Çalışan anne olmak ne de zor iş. Peki siz çalışan anne misiniz? İlgili anne mi? Anneler çocukları için sürekli en iyi olanı en iyi şekilde sunmak isterler. Çocuklar ilgi ve sevgi nedeniyle annelerinden memnun olsalar dahi anneler çocuklarına sürekli fazlasını ve fazlasını vermek isterler.
Anneler için fiziksel bakım, barınma, giyim, sağlık bakımı, dinlenme ve egzersiz çocuğun mutluluğu, sıcak bir ev ve güvenli bir aile için yeterli gibi görünebilir. Ancak bu görevler her zaman için bu kadar kolay değildir.
Geçmişte anneler için evde oturmak ve mutlu güçlü bir çocuk yetiştirmek için çabalamak daha kolaydı. Ancak günümüzde durum anneler için çok daha farklıdır.
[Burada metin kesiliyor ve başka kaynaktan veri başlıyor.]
# LiuZhu-CV/PAIF

Hardware: AMD Instinct MI355X
Metric: fused image-pairs/sec at 480x640 bs=8 per GPU (fusion-net forward) (higher is better)
Workload: dtype f16 (IEEE fp16 maps and conv weights, one fp16 MFMA per product, f32 accumulate; stems, guided filter and the last map fp32)

## Files before the change

paif_amd/csrc/conv_dma.hip:

```cpp
#include <stdint.h>
#include <stdlib.h>

#include <type_traits>

#include "conv_dma.h"
#include "paif_common.h"

namespace paif_conv_dma {
namespace {

typedef float f32x16 __attribute__((ext_vector_type(16)));
typedef unsigned u32x4 __attribute__((ext_vector_type(4)));
constexpr int TW = 32, TH = 8;
#ifndef CD_PF
#define CD_PF 4
#endif
#ifndef CD_ST_AUX
#define CD_ST_AUX 2
#endif
#ifndef CD_EXP
#define CD_EXP 0
#endif
constexpr int PARK_WAVE = 2 * 32 * 32 * 4;
template <int DIL>
struct Geo {
  static constexpr int TWH = TW + 2 * DIL, THH = TH + 2 * DIL;
  static constexpr int NPIX = TWH * THH;
  static constexpr int DPW = (NPIX * 4 + 255) / 256;
  static constexpr int SLOT = 4 * DPW * 1024;
  static constexpr int PF = DIL == 1 ? CD_PF : 3;
  static constexpr int NSLOT = PF + 1;
  static constexpr int ROWB = TWH * 64;
  static constexpr int PARK_OFF = NSLOT * SLOT;
  static constexpr int LDS_BYTES = PARK_OFF + 4 * PARK_WAVE;
  static_assert(LDS_BYTES <= 160 * 1024, "ring + transposition buffers exceed LDS");
  static_assert(4 * DPW * 64 >= NPIX * 4, "DMA instructions do not cover the halo tile");
  static __device__ __forceinline__ int base_row(int w) { return DIL == 1 ? 2 * w : (w >> 1) * 4 + (w & 1); }
};
constexpr unsigned RSRC_W3 = 0x00020000u;
constexpr unsigned OOB = 0x80000000u;
constexpr int NSTORE = 4;
constexpr int VMCAP = 63;

#define CD_VMWAIT(n) asm volatile("s_waitcnt vmcnt(%0)" ::"n"((n) > VMCAP ? VMCAP : (n)) : "memory")
#define CD_RD128(dst, addr, off) asm volatile("ds_read_b128 %0, %1 offset:%2" : "=v"(dst) : "v"(addr), "n"(off) : "memory")
#define CD_WR32(addr, val, off) asm volatile("ds_write_b32 %0, %1 offset:%2" ::"v"(addr), "v"(val), "n"(off) : "memory")

__device__ __forceinline__ void dma16(__amdgpu_buffer_rsrc_t rsrc, unsigned voff, unsigned lds_off) {
  __builtin_amdgcn_raw_ptr_buffer_load_lds(rsrc, (__attribute__((address_space(3))) void*)(uintptr_t)lds_off, 16, voff, 0, 0, 0);
}

template <int NSRC, int NRES, int PF, int DPW>
struct Sched {
  static constexpr int RL = 4 * NRES;
  static constexpr int smod(int x) { return ((x % NSRC) + NSRC) % NSRC; }
  static constexpr int R_STAGE = smod(1 - PF);
  static constexpr int D = (R_STAGE + PF - 1 - NSRC) / NSRC;
  static constexpr int U = D + (R_STAGE == 0 ? 2 : 1);
  static_assert(PF >= 2 && D >= 0 && U <= 4, "prefetch distance out of the range the tile loop lists");
  static constexpr int n1 = DPW * (PF - 1);
};
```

Evin geliri için endişelenmemek ya da çocuğuyla ilgilenebilmek adına tek ebeveyni çalışan gelir gider sorunları yaşayan bir aileye sahip olmak.
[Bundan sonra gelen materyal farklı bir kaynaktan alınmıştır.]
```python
class GroupedConv:
    scatter_grads = None
    route_bias = True

    def __init__(self, eng, name, weights, biases, cin, cout, ks, stride, pad):
        self.eng, self.name = eng, name
        self.weights, self.biases = weights, biases
        self.cin, self.cout, self.ks, self.stride, self.pad = cin, cout, ks, stride, pad
        self.cinp, self.coutp, self.cout_st = r16(cin), r64(cout), r16(cout)
        self.dg_rows, self.dg_red = r64(cin), r16(cout)
# ... 874 lines not shown
        self._arena_numel = (off + 255) // 256 * 256

    def _bucket_cuts(self, n_buckets):
        tail = None
        for key in self._order:
            layer = next((l for k, l, _ in self.params if self._key(k, l) == key), None)
            name = getattr(layer, "name", "")
            if name.startswith("layer1.") or name.startswith("stem.") or name in ("bn1", "eca1", "eca2"):
                tail = self._slots[key][0]
                break
        n = self._arena_numel
        if tail is None or tail <= 0 or n_buckets < 2:
            b = (n + n_buckets - 1) // n_buckets
            return [min(n, (i + 1) * ((b + 255) // 256 * 256)) for i in range(n_buckets)]
        tail = tail // 256 * 256
        b = (tail + n_buckets - 2) // (n_buckets - 1)
        b = (b + 255) // 256 * 256
        return [min(tail, (i + 1) * b) for i in range(n_buckets - 1)] + [n]

    def _grad_slot(self, kind, layer):
        key = self._key(kind, layer)
        off, n, _ = self._slots[key]
        self._filled.add(key)
        return self._arena[off:off + n]

    def _final_prefix(self):
        while self._cursor < len(self._order):
            key = self._order[self._cursor]
            _, _, plist = self._slots[key]
            if key in self._filled or not any(p.requires_grad for p in plist):
                self._cursor += 1
            else:
                break
        if self._cursor == len(self._order):
            return self._arena_numel
        return self._slots[self._order[self._cursor]][0]

    def _begin(self, images, training, taping, dtype, base_seed):
        if images.dim() != 5:
            raise ValueError(f"images: expected [B,T,C,H,W], got {tuple(images.shape)}")
        if not images.is_cuda:
            raise RuntimeError("pmoe_amd: inputs must be on the MI355X (cuda) device; there is no CPU path")
        hip.load()
        self.dev, self.dtype = images.device, dtype
        self.training, self.taping = training, taping
        self.base_seed = int(base_seed)
        Bsz = images.shape[0]
        self.B, self.N = Bsz, Bsz * self.E
        self._ensure_built(self.dev, dtype)
        self._refresh_tables(self.dev)
        self._pack_all()
        self.tape, self._bn_touched = [], []
        self._seed_counter = itertools.count(1)
        return Bsz

    def prepare(self, images, dtype):
        Bsz = self._begin(images, False, False, dtype, 0)
        self.tape = None
        return Bsz

    def forward(self, images, speed, command, training, taping, dtype, base_seed=0, in_grads=None):
        self._in_grads = tuple(bool(w) for w in in_grads) if in_grads is not None else (False, False, False)
        if any(self._in_grads) and not taping:
            raise RuntimeError("input gradients need the backward tape")
        Bsz = self._begin(images, training, taping, dtype, base_seed)
        x0 = self._image_input(images)
        spd, cmd = self._measurement_inputs(speed, command)

        feat = Var(self._new(self.N, 1, 1, 1536))
        self._backbone_fwd(x0, feat)
        self._mlp(spd, self.speed_enc, out=feat, out_coff=512, in_shared=True)
        self._mlp(cmd, self.cmd_enc, out=feat, out_coff=1024, in_shared=True)
        return self._heads_fwd(feat, Bsz, training)

    def _backbone_fwd(self, x0, feat):
        H, W = x0.t.shape[1], x0.t.shape[2]
        hw_ok = H * W >= 256
        fold2 = self.fold_eca_gate and hw_ok and self.conv2.cin % 64 == 0
        want_dx = self._in_grads[0]
        if want_dx and not hw_ok:
            raise NotImplementedError("the gradient with respect to images needs frames of at least 256 pixels (its gate term comes "
                                      "from the per-image filter gradients)")
        if self.taping and hw_ok and (want_dx or (self.fold_stem_input and (self.conv1.trainable or self.eca1.trainable))):
            x0s, gate, gapmean = self._eca(x0, self.eca1, shared=True, tape=False)
            z1, st = self._conv_stats(x0s, self.conv1, tape=False)
            z1.needs_grad = True
            z1.bn_defer = (self.training and self.dtype == torch.bfloat16 and not want_dx
                           and fold2 and ops.conv2d_wgrad_bn_served(z1.t.shape[0], H, W, z1.t.shape[1], z1.t.shape[2], self.conv1.cinp,
                                                                    self.conv1.cout_st, 64, 64, self.B, 3, 1, self.conv1.pad, self.dtype,
                                                                    x_ld=x0.t.shape[-1], dy_ld=z1.t.shape[-1], x_shared=True,
                                                                    per_image=True))
            self.tape.append(lambda: self._stem_in_bwd(x0, z1, gate, gapmean))
            a1 = self._bn(z1, self.bn_c1, relu=True, stats=st, want_gap=fold2)
        else:
            x0s = self._eca(x0, self.eca1, shared=True)
            a1 = self._conv_bn(x0s, self.conv1, self.bn_c1, relu=True)
        if fold2:
            z2, st = self._eca_conv_folded(a1, self.eca2, self.conv2)
        else:
            a1s = self._eca(a1, self.eca2, shared=False)
            z2, st = self._conv_stats(a1s, self.conv2)
        if self.fuse_stem_tail:
            o = self._stem_tail(z2, st)
        else:
            a2 = self._bn(z2, self.bn_c2, relu=True, stats=st)
            a3 = self._bn(a2, self.bn1, relu=True)
            o = self._maxpool(a3)
        for bi, blk in enumerate(self.blocks):
            idn = o
            if blk["down"] is not None:
                idn = self._conv_bn(o, blk["down"][0], blk["down"][1], relu=False)
            nxt = self.blocks[bi + 1]["conv1"] if bi + 1 < len(self.blocks) else None
            aA = self._conv_bn(o, blk["conv1"], blk["bn1"], relu=True, want_f8=blk["conv2"].fp8)
            o = self._conv_bn(aA, blk["conv2"], blk["bn2"], relu=True, res=idn, want_f8=nxt is not None and nxt.fp8)
        self._gap_to(o, feat, 0)

    def _conv_bn(self, x, conv, bn, relu, res=None, out=None, want_f8=False, pool_to=None):
        if self.training or self.taping or not self.fold_bn_eval or conv.w_f8 is not None:
            z, st = self._conv_stats(x, conv)
            return self._bn(z, bn, relu=relu, res=res, stats=st, out=out, want_f8=want_f8, pool_to=pool_to)
        E = self.E
        key = (self.dtype, str(self.dev)) + tuple(p._version for p in conv.weights) + tuple(
            v for m in bn.mods for v in (m.weight._version, m.bias._version, m.running_mean._version, m.running_var._version))
        cache = conv.__dict__.get("_bn_fold")
        if cache is None or cache[0] != key:
            k = self._bn_coeffs(bn, 1)
            wf = torch.empty(E, conv.coutp, conv.taps, conv.cinp, dtype=self.dtype, device=self.dev)
            bf = torch.empty(E, conv.coutp, dtype=F32, device=self.dev)
            ops.pack_conv_weights_scaled(self._tab("w", conv), k.scale, k.shift, k.mean, wf, bf, E, conv.cout, conv.cin, conv.ks,
                                         conv.coutp, conv.cinp, self.dtype)
            cache = conv.__dict__["_bn_fold"] = (key, wf, bf)
        _, wf, bf = cache
        Ho, Wo, o = self._conv_out(x, conv, out)
        ops.set_meta(flop=2.0 * self.N * Ho * Wo * conv.cout * conv.cin * conv.taps, name=conv.name + "+bn")
        ops.conv2d(x.t, wf, o.t, cin=conv.cinp, cout=conv.cout_st, coutp=conv.coutp, ipe=self.B, ks=conv.ks,
                   stride=conv.stride, pad=conv.pad, in_shared=(x.t.shape[0] != self.N), in_coff=x.coff, out_coff=o.coff,
                   bias=bf,
                   act=hip.ACT_RELU if relu else hip.ACT_NONE, res=res.t if res is not None else None,
                   res_coff=res.coff if res is not None else 0, res_mode=hip.RES_ADD)
        return o

    def _heads_fwd(self, feat, Bsz, training):
        E = self.E
        sp = self._mlp(feat, self.speed_pred)
        af = self._mlp(feat, self.action_feat)
        if self.alt:
            head = self._conv(af, self.head)
            al = self._mlp(feat, self.alpha_mlp)
            head5 = self._merge_alt_head(head, al)
        else:
            head5 = self._conv(af, self.head)
        K = self.K
        probs = torch.empty(Bsz, K, dtype=F32, device=self.dev)
        mean = torch.empty(Bsz, K, 2, dtype=F32, device=self.dev)
        std = torch.empty(Bsz, K, 2, dtype=F32, device=self.dev)
        speeds = torch.empty((Bsz, 1) if self.shared else (Bsz, K, 1), dtype=F32, device=self.dev)
        ops.gate_mixture_fwd(head5.t.view(self.N, -1), sp.t.view(self.N, 16), probs, mean, std, speeds, Bsz, K,
                             self._alpha_mode(), self.shared)
        self._bump_batch_counters()
        state = dict(tape=self.tape, tail=(head5, sp, probs), B=self.B, N=self.N, dev=self.dev, dtype=self.dtype,
                     in_names=[n for n, want in zip(("images", "speed", "command"), self._in_grads) if want])
        self.tape = None
        return probs, mean, std, speeds, state

    def _alpha_mode(self):
        return int(not self.alt and not self.shared) | (2 if self.raw_alpha else 0)

    def _measurement_inputs(self, speed, command):
        Bsz = self.B
        if speed.shape != (Bsz, self.speed_enc["layers"][0].cin) or command.shape != (Bsz, self.cmd_enc["layers"][0].cin):
            raise ValueError("speed / command shapes do not match the encoders")
        spd = Var(self._new(Bsz, 1, 1, 16))
        ops.pad_rows(speed.contiguous().float(), spd.t.view(Bsz, 16))
        cmd = Var(self._new(Bsz, 1, 1, 16))
        ops.pad_rows(command.contiguous().float(), cmd.t.view(Bsz, 16))
        for v, name, want in ((spd, "speed", self._in_grads[1]), (cmd, "command", self._in_grads[2])):
            if want:
                v.sink, v.needs_grad = name, True
        return spd, cmd

    def _bump_batch_counters(self):
        if not self._bn_touched:
            return
        count, layers = {}, {}
        for l in self._bn_touched:
            count[id(l)] = count.get(id(l), 0) + 1
            layers[id(l)] = l
        tensors = [m.num_batches_tracked for k, l in layers.items() for m in l.mods]
        steps = [count[k] for k, l in layers.items() for _ in l.mods]
        torch._foreach_add_(tensors, steps)
        torch.autograd.graph.increment_version([b for l in layers.values() for m in l.mods
                                                for b in (m.running_mean, m.running_var)])

    def _image_input(self, images):
        Bsz, (H, W) = images.shape[0], images.shape[-2:]
        cin = images.shape[1] * images.shape[2]
        if cin != self.conv1.cin:
            raise ValueError(f"images carry {cin} channels (T*C), the backbone stem expects {self.conv1.cin}")
        x0 = Var(self._new(Bsz, H, W, r16(cin)))
        ops.nchw_to_nhwc(images.reshape(Bsz, cin, H, W).contiguous().float(), x0.t)
        return x0

    @property
    def _epilogue_stats(self):
        return self.training and self.fuse_conv_stats and self.dtype == torch.bfloat16

    def _conv_stats(self, x, layer, tape=True, in_bn=None):
        if self._epilogue_stats:
            return self._conv(x, layer, bias=False, want_stats=True, tape=tape, in_bn=in_bn)
        return self._conv(x, layer, bias=False, tape=tape, in_bn=in_bn), None

    def _stem_in_bwd(self, x0, z1, gate, gapmean):
        dy = z1.grad
        if dy is None:
            return
        layer = self.conv1
        ops.set_meta(flop=2.0 * self.N * dy.shape[1] * dy.shape[2] * layer.cout * layer.cin * layer.taps, name=layer.name,
                     bytes=(2 if z1.bn_fused is not None else 1) * dy.numel() * dy.element_size())
        f = z1.bn_fused
        fuse = (z1.t, f.coef.block, f.c1, f.c2) if f is not None else None
        want_dx = self._in_grads[0]
        H, W = dy.shape[1], dy.shape[2]
        if not want_dx:
            self._filter_grads(x0.t, dy, layer, self.eca1, gate, gapmean, x_shared=True, bn_fuse=fuse)
            return
        dgap = self._filter_grads(x0.t, dy, layer, self.eca1, gate, gapmean, want_dgap=True, dgap_scale=1.0 / (H * W),
                                  x_shared=True, bn_fuse=fuse)
        wd = torch.empty(self.N, layer.dg_rows, layer.taps, layer.dg_red, dtype=self.dtype, device=self.dev)
        ops.pack_conv_weights_gated(self._tab("w", layer), gate, None, wd, self.N, self.B, layer.cout, layer.cin, layer.ks,
                                    layer.coutp, layer.cinp, layer.dg_rows, layer.dg_red, self.dtype)
        dx = torch.empty(self.B, layer.cin, H, W, dtype=F32, device=self.dev)
        ops.set_meta(flop=2.0 * self.N * H * W * layer.cout * layer.cinp * layer.taps, name=layer.name + ":dinput",
                     bytes=dy.numel() * dy.element_size() + dx.numel() * 4)
        ops.stem_input_grad(dy, wd, dgap, dx, self.E)
        self._input_grads["images"] = dx
        if self.debug_input_grad is not None:
            self.debug_input_grad.update(dz1=dy, wd=wd, dgap=dgap, dx=dx)

    def _filter_grads(self, xt, dy, layer, ecal, gate, gapmean, want_dgap=False, dgap_scale=1.0, **wgrad_kw):
        N, B_, E, c = self.N, self.B, self.E, gate.shape[-1]
        cow, cpw = self._wgrad_tile(layer)
        G = self._wgrad_ws(N * layer.taps * cow * cpw, main=True)
        ops.conv2d_wgrad(xt, dy, G, cin=layer.cinp, cout=layer.cout_st, cinp=cpw, coutp=cow, ipe=B_, ks=layer.ks,
                         stride=layer.stride, pad=layer.pad, per_image=True, **wgrad_kw)
        ds = torch.empty(N, c, dtype=F32, device=self.dev)
        dw = self._grad_slot("w", layer) if layer.trainable else torch.empty(
            E * layer.cout * layer.cin * layer.taps, dtype=F32, device=self.dev)
        ops.eca_stem_fold(G, gate, self._tab("w", layer), dw, ds, N, B_, layer.cout, layer.cin, layer.ks, cow, cpw)
        dgap = torch.empty(N, c, dtype=F32, device=self.dev) if want_dgap else None
        if ecal.trainable or want_dgap:
            dwe = self._grad_slot("eca", ecal).view(E, ecal.k) if ecal.trainable else torch.empty(
                E, ecal.k, dtype=F32, device=self.dev)
            ops.eca_bwd_small(ds, 1, gate, gapmean, self._tab("eca", ecal), ecal.k, dgap, dwe, N, B_, c, ecal.creal,
                              dgap_scale=dgap_scale)
        return dgap

    def _merge_alt_head(self, head, al):
        merged = Var(torch.empty_like(head.t))
        ops.copy_window(head.t, 0, merged.t, 0, 16)
        ops.copy_window(al.t, 0, merged.t, 4, 1)
        merged.needs_grad = head.needs_grad or al.needs_grad
        if self.taping and merged.needs_grad:
            def bwd():
                g = merged.grad
                if g is None:
                    return
                gh = g.clone()
                gh.view(self.N, 16)[:, 4] = 0
                head.set_grad(gh)
                ga = torch.zeros_like(al.t)
                ga.view(self.N, 16)[:, 0] = g.view(self.N, 16)[:, 4]
                al.set_grad(ga)
            self.tape.append(bwd)
        return merged

    def _tail_bwd(self, tail, dprobs, dmean, dstd, dspeeds):
        head5, sp, probs = tail
        dhead = torch.empty_like(head5.t)
        dspd = torch.empty_like(sp.t)

        def c(t):
            return t.contiguous().float() if t is not None else None
        ops.gate_mixture_bwd(head5.t.view(self.N, -1), probs, c(dprobs), c(dmean), c(dstd), c(dspeeds),
                             dhead.view(self.N, -1), dspd.view(self.N, 16), self.B, self.K,
                             self._alpha_mode(), self.shared)
        if dprobs is not None or dmean is not None or dstd is not None:
            head5.set_grad(dhead)
        if dspeeds is not None:
            sp.set_grad(dspd)

    def backward(self, tape_state, *douts):
        tape = tape_state["tape"]
        self.B, self.N, self.dev, self.dtype = (tape_state[k] for k in ("B", "N", "dev", "dtype"))
# ... 38 lines not shown
```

Anneler aslında çocuklarıyla yalnız başına oturup rahatlayıp çocuklarıyla zaman geçirmeyi düşünürken, çamaşır bulaşık ve ev temizliği gibi işler bunun sürekli ama sürekli bir şekilde ertelenmesini beraberinde getirmektedir. Sonuçta dışarıda bir işte ya da evde çalışan annelerin büyük bir çoğunluğu çocuklarına ayıracak zamanlarının olmadığından şikayet etmektedir.
Çalışan annelerin zaman artırımı için buldukları temizlikçi, yardımcı gibi yollar tüm gün çalışmış ve yorulmuş bir annenin çocuğuna kısıtlı da olsa bir zaman yaratmasını sağlamakta mıdır. Kuşkusuz büyük bir çoğunluk için “evet” cevabını vermek isterdim ama pek çok çalışan anne bu tip yardımları daha fazla çalışmak ve kendine zaman ayırmak adına kullanmaktadır. Bu işkolik denilebilecek annelerin savunmaları ise çoğunlukla “kimin için çalışıyoruz ki, yaptığımız her şey onlar için değil mi?” şeklinde olmaktadır.
Bireyin hayatındaki pek çok önemli faktörü hiçe sayarak, çalışmaya devam etmesi şeklinde tanımlayabileceğimiz işkoliklik, bir anneye bulaşmışsa (sosyal psikolojik yönden buna bir çeşit bulaşma diyebiliriz) artık o evde yaşayan çocuk ya da çocukların ilgiden nasibini almak gibi bir şansı da kalmamıştır. Ancak çok önemlidir ki, fazla çalışmak ve işkoliklik kavramlarını birbirinden ayırt etmek gerekir. Eğer söz konusu anne çalışma zamanları dışında öncelikle kendisine, çocuğuna ve çevresine zaman ayırabiliyorsa ancak fazla çalışan bir anne olarak tanımlanabilir.
Peki çalışmayan anne kimdir? Çalışan anne olmak nedir? Bunu hiç düşünüp sorguladınız mı ? aslında çalışmayan anne yok gibidir. Ancak söz konusu anne aldığı temizlik, çocuk bakımı, yardım gibi ev hizmetlerine rağmen profesyonel olarak tanımlanmış ya da tanımlanmamış bir işte çalışmıyor, sadece ve sadece kendine zaman ayırıyorsa çalışmayan anne olarak tanımlanabilir ki, bu tip annelere bence tembel anne demekte de bir sakınca yok sanırım.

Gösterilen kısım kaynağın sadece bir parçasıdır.